§ Exercise description
Search the listing below for the string "enumerate" and show each line that contains it.

□ □ □ □ □

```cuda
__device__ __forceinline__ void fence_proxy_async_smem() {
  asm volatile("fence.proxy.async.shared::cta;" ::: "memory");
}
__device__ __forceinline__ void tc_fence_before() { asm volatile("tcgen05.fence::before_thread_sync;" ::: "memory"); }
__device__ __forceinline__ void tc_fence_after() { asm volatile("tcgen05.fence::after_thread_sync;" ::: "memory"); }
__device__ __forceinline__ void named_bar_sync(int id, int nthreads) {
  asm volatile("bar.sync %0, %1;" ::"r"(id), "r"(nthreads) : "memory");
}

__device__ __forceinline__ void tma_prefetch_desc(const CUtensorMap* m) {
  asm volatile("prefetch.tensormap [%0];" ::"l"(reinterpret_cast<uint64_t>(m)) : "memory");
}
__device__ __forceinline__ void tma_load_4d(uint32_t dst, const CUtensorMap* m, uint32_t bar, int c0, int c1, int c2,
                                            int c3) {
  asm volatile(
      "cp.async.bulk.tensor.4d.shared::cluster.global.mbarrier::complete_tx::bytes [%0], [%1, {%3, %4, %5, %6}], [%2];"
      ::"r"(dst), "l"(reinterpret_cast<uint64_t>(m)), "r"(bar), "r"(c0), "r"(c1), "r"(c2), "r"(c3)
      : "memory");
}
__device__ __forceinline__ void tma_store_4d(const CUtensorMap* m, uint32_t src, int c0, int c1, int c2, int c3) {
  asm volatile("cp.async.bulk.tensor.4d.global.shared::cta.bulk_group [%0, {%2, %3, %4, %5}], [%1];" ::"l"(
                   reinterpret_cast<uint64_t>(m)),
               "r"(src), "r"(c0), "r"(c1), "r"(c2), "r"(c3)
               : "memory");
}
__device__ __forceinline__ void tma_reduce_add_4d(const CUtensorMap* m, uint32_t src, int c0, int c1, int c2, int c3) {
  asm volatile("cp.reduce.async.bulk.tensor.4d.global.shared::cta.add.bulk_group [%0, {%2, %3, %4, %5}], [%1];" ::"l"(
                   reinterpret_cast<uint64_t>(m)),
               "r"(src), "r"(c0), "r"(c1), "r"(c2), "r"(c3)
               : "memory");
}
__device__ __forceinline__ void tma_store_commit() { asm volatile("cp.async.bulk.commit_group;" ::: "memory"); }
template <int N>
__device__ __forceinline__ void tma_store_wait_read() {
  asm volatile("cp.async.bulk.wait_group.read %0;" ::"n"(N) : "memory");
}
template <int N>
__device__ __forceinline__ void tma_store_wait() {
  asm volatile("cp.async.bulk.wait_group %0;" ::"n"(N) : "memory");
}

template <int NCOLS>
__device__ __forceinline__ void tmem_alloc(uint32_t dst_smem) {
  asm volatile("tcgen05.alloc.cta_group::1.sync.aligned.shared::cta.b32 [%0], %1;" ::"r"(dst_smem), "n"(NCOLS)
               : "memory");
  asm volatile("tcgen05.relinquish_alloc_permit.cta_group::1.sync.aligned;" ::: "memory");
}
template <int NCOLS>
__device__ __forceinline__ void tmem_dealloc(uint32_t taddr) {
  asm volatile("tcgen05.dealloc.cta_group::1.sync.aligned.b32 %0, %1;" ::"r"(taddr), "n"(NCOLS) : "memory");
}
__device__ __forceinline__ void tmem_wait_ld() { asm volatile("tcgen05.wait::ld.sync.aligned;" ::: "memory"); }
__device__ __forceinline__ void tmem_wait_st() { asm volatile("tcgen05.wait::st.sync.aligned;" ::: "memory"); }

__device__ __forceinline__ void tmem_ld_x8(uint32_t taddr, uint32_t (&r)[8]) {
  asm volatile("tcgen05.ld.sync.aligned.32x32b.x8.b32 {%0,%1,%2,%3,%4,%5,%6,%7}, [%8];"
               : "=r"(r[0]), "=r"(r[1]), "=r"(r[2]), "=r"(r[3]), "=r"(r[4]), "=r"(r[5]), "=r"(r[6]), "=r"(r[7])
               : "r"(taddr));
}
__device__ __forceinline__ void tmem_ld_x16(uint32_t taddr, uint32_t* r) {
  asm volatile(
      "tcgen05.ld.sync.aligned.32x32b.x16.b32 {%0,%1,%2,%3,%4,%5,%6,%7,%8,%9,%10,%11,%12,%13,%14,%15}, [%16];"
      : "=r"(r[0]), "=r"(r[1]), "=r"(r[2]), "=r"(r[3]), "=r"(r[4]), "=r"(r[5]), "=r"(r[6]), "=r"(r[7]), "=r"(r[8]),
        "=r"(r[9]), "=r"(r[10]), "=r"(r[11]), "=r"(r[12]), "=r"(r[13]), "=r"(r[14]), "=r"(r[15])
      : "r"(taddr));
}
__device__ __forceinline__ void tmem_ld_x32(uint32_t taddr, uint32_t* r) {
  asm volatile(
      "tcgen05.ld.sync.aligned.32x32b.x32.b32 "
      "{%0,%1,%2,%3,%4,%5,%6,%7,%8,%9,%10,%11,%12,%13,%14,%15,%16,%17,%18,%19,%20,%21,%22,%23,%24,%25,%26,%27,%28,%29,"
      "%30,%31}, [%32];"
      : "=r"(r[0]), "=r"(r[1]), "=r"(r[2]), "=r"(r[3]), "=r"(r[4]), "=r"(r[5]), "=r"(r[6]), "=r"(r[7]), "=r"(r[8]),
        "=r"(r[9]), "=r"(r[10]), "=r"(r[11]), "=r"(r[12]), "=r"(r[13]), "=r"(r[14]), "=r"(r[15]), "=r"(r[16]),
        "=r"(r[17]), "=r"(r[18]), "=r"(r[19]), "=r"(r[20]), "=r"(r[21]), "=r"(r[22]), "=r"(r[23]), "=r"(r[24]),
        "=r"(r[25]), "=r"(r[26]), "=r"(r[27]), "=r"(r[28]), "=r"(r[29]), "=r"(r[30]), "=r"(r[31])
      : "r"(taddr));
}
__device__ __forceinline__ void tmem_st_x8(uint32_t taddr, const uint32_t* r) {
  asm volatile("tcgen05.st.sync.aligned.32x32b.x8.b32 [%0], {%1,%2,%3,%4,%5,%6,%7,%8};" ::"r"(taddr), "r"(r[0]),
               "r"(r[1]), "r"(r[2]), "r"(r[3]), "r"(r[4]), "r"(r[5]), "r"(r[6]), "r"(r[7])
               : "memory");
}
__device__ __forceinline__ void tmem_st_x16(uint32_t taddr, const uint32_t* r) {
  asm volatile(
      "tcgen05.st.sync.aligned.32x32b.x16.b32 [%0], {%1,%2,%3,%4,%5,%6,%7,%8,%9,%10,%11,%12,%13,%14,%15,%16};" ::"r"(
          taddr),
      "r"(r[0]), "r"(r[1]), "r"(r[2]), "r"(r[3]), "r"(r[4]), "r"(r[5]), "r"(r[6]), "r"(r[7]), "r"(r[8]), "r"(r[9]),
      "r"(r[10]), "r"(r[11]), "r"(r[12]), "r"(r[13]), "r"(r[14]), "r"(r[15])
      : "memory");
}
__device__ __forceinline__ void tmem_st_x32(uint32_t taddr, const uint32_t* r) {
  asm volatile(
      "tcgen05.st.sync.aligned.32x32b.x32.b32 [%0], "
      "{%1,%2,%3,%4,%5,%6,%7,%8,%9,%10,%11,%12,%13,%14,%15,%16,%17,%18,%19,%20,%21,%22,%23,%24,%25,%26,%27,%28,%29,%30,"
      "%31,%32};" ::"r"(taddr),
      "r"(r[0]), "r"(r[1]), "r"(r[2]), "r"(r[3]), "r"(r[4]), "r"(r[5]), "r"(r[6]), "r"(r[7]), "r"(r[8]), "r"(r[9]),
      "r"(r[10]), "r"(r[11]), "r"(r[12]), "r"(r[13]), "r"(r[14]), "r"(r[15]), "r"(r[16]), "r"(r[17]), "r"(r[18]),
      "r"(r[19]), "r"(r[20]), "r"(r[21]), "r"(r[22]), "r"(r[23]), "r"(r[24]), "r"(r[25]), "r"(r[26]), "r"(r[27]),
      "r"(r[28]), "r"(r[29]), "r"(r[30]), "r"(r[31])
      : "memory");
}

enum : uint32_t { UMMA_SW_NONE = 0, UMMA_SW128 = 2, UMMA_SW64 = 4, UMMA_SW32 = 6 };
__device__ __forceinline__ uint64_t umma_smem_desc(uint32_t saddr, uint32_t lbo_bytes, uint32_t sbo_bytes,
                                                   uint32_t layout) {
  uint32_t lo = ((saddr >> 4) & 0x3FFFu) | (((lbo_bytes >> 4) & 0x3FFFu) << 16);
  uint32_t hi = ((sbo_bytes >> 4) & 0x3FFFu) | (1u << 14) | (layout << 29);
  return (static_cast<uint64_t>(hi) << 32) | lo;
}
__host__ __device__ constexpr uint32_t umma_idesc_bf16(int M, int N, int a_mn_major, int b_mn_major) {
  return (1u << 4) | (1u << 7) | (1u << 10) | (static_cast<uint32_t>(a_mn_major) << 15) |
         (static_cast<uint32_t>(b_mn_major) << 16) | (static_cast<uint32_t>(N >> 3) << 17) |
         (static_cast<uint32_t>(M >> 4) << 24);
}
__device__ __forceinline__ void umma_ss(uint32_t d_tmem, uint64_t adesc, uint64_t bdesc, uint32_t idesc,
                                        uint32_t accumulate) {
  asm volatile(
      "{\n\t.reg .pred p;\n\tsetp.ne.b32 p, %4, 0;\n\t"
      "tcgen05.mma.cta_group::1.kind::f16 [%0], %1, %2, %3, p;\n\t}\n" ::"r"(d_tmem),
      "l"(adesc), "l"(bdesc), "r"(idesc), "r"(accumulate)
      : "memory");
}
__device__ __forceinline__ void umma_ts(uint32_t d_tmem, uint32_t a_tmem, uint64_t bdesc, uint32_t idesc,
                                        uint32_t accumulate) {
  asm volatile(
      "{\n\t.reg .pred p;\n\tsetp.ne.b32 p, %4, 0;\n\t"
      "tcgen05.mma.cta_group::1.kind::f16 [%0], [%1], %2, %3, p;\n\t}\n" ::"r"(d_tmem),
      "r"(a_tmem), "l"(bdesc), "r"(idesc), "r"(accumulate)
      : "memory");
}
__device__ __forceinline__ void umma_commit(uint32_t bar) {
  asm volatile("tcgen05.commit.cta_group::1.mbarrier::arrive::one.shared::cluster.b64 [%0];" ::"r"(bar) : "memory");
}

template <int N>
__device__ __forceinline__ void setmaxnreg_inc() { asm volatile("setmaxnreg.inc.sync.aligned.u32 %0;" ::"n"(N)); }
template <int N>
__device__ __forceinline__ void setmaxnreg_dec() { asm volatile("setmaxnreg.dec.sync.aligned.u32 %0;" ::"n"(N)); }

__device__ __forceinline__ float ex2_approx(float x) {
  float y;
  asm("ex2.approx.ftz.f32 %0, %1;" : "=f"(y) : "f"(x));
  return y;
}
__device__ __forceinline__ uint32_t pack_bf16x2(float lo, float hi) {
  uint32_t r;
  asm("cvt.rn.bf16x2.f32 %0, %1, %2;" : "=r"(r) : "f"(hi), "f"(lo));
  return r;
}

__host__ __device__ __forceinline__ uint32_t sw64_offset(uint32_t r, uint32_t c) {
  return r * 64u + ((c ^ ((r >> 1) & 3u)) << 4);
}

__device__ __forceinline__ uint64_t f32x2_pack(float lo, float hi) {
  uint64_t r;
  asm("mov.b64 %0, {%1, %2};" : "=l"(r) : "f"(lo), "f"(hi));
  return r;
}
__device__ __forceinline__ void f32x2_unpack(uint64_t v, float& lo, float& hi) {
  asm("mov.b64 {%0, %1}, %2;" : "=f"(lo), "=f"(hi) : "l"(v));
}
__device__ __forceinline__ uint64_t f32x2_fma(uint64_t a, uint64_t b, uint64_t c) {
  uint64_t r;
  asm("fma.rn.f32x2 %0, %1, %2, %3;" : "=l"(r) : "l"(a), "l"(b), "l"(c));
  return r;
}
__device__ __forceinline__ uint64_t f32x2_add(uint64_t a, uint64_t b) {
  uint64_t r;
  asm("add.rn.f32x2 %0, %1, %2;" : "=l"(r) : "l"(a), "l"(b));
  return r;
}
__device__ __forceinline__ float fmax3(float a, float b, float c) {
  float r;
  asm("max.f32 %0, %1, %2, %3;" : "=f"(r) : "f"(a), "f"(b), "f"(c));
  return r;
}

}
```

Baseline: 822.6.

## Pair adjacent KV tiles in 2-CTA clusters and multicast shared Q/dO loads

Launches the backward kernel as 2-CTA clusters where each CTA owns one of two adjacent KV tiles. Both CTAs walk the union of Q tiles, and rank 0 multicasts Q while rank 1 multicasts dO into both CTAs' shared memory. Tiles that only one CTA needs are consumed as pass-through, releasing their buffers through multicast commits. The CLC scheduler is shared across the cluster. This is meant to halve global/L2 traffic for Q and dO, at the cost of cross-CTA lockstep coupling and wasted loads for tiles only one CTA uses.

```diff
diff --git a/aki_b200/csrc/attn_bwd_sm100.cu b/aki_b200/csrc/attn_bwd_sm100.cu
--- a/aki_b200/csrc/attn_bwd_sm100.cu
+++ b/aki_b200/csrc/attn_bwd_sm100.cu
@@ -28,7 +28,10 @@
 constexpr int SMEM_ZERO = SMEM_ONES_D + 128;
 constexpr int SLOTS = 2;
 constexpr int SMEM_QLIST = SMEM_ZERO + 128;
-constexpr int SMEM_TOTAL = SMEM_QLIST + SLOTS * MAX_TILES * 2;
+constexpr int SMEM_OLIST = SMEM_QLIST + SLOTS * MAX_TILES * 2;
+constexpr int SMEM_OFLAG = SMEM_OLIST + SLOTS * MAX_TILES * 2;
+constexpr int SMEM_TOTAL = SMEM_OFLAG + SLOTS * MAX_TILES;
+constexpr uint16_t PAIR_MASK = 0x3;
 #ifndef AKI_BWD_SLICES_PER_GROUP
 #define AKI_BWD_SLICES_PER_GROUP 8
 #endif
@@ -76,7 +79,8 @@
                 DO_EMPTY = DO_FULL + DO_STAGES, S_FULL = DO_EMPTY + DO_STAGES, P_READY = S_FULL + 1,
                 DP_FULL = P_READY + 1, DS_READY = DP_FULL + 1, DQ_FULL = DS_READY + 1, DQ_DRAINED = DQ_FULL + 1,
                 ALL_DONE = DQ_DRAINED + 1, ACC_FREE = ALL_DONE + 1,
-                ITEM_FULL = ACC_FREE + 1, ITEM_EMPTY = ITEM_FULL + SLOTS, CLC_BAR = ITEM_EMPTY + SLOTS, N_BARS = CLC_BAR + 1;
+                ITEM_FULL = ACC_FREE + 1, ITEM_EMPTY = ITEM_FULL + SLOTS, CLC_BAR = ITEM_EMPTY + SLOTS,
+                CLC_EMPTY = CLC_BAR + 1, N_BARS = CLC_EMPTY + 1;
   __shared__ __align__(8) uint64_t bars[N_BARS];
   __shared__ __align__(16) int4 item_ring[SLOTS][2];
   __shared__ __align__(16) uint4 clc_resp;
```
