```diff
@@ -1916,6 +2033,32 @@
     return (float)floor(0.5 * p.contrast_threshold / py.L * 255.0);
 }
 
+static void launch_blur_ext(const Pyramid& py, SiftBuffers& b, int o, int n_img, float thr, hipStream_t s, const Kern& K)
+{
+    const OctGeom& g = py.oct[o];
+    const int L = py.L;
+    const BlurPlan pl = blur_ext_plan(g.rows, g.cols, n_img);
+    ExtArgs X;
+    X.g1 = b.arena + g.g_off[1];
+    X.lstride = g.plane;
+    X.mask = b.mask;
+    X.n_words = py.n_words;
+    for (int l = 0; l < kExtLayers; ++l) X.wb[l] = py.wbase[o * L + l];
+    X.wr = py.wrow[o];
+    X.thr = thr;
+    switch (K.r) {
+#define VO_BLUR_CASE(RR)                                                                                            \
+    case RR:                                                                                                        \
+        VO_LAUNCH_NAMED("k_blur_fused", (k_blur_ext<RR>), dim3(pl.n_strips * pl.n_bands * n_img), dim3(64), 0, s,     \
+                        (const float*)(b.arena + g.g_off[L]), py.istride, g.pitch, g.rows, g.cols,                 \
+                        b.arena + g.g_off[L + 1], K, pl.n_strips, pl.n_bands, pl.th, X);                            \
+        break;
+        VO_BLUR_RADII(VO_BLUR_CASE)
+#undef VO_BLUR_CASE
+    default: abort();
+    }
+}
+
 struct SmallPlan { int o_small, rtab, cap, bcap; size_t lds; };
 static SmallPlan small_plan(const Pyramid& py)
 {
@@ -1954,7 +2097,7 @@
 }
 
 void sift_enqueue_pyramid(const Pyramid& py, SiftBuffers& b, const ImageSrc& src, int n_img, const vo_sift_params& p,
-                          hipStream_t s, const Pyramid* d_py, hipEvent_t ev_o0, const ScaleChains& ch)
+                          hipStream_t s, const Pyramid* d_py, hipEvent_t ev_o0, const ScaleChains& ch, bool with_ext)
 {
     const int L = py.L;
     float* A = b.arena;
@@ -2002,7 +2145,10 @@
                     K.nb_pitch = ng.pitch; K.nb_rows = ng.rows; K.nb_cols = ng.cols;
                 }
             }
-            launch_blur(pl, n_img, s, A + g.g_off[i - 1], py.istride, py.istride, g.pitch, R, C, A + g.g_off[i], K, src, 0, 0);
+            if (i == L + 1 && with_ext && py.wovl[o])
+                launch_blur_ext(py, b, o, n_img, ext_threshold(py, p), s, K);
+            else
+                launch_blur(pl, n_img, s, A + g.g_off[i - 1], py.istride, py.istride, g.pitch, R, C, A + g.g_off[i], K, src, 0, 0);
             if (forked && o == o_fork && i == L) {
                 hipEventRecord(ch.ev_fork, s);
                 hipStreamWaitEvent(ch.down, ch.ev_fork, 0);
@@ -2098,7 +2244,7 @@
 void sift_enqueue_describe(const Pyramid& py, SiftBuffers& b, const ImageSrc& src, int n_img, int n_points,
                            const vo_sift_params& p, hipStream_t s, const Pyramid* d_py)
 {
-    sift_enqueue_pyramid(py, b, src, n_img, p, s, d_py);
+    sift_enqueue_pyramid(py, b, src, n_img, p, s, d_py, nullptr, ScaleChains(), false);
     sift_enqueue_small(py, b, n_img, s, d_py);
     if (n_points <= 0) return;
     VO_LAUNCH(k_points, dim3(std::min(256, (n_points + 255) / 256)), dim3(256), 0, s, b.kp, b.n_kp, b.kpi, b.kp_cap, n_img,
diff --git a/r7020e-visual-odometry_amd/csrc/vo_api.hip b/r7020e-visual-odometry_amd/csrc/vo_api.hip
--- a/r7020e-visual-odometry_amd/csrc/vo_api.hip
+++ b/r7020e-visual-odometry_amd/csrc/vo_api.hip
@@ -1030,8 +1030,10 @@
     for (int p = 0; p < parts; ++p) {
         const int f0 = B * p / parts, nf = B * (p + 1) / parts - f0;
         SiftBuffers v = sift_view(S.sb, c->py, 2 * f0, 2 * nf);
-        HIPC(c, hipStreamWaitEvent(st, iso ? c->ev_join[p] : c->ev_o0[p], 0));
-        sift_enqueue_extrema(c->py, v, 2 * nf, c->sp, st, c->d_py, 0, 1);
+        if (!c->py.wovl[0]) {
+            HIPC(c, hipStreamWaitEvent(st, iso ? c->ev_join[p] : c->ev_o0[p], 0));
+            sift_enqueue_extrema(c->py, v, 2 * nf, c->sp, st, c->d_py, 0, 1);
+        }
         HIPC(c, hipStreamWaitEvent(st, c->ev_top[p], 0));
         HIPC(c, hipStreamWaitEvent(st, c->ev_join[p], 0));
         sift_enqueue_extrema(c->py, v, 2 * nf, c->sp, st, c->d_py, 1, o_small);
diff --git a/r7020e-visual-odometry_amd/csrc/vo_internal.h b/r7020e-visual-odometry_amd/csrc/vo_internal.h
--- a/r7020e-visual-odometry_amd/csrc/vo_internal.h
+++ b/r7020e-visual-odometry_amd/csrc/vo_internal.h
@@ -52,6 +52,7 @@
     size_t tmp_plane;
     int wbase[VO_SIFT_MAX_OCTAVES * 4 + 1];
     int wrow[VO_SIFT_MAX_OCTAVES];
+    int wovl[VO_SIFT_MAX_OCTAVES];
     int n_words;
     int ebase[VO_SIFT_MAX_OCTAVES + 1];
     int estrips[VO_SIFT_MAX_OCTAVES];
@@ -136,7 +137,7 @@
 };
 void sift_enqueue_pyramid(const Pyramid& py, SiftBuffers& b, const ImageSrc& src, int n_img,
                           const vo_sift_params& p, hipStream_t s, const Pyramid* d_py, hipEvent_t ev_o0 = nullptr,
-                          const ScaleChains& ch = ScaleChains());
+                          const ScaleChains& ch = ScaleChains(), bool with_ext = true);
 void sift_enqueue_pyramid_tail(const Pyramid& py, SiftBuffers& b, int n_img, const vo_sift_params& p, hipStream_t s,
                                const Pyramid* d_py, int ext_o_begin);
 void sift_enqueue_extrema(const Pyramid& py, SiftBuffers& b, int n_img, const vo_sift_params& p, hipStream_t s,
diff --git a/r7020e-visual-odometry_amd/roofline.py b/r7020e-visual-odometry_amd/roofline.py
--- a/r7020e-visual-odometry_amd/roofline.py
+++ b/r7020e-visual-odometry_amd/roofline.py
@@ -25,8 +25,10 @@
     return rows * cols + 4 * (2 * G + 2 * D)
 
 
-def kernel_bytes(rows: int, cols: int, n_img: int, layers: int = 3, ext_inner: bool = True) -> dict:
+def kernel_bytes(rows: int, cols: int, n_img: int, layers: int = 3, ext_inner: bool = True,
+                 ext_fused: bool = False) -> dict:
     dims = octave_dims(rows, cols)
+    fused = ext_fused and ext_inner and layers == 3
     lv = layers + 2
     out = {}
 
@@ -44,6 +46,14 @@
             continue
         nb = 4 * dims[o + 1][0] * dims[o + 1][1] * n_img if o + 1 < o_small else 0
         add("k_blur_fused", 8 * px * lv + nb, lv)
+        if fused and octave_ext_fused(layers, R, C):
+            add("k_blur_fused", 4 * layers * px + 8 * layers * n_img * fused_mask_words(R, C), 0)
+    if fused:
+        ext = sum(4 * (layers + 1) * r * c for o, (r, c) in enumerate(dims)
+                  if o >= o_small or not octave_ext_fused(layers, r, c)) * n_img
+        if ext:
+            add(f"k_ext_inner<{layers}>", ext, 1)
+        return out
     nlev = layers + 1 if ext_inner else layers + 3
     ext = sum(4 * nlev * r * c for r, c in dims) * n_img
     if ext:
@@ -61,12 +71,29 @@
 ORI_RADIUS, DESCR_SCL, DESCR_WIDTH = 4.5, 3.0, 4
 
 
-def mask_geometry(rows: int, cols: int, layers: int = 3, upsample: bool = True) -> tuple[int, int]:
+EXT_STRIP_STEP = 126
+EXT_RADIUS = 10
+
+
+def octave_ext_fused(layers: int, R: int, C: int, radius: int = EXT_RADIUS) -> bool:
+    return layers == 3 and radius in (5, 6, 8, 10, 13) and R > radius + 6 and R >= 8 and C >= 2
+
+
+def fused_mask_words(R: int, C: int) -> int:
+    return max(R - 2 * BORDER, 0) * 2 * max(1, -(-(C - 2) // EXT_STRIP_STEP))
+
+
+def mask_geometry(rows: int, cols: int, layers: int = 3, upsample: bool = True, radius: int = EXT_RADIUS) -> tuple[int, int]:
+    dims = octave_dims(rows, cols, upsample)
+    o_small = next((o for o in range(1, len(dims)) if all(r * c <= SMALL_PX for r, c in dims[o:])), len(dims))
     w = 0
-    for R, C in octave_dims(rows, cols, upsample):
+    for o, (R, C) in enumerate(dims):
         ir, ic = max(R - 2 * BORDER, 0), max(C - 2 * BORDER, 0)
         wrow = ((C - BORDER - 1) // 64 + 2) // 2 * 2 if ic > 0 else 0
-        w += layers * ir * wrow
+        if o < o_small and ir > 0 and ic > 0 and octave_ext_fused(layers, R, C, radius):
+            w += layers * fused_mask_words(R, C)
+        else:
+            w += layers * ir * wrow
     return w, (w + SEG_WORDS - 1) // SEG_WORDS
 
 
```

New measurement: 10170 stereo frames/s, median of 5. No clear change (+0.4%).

□ □ □ □ □

§ Answer to the problem
+        ext = sum(4 * (layers + 1) * r * c for o, (r, c) in enumerate(dims)
+    for o, (R, C) in enumerate(dims):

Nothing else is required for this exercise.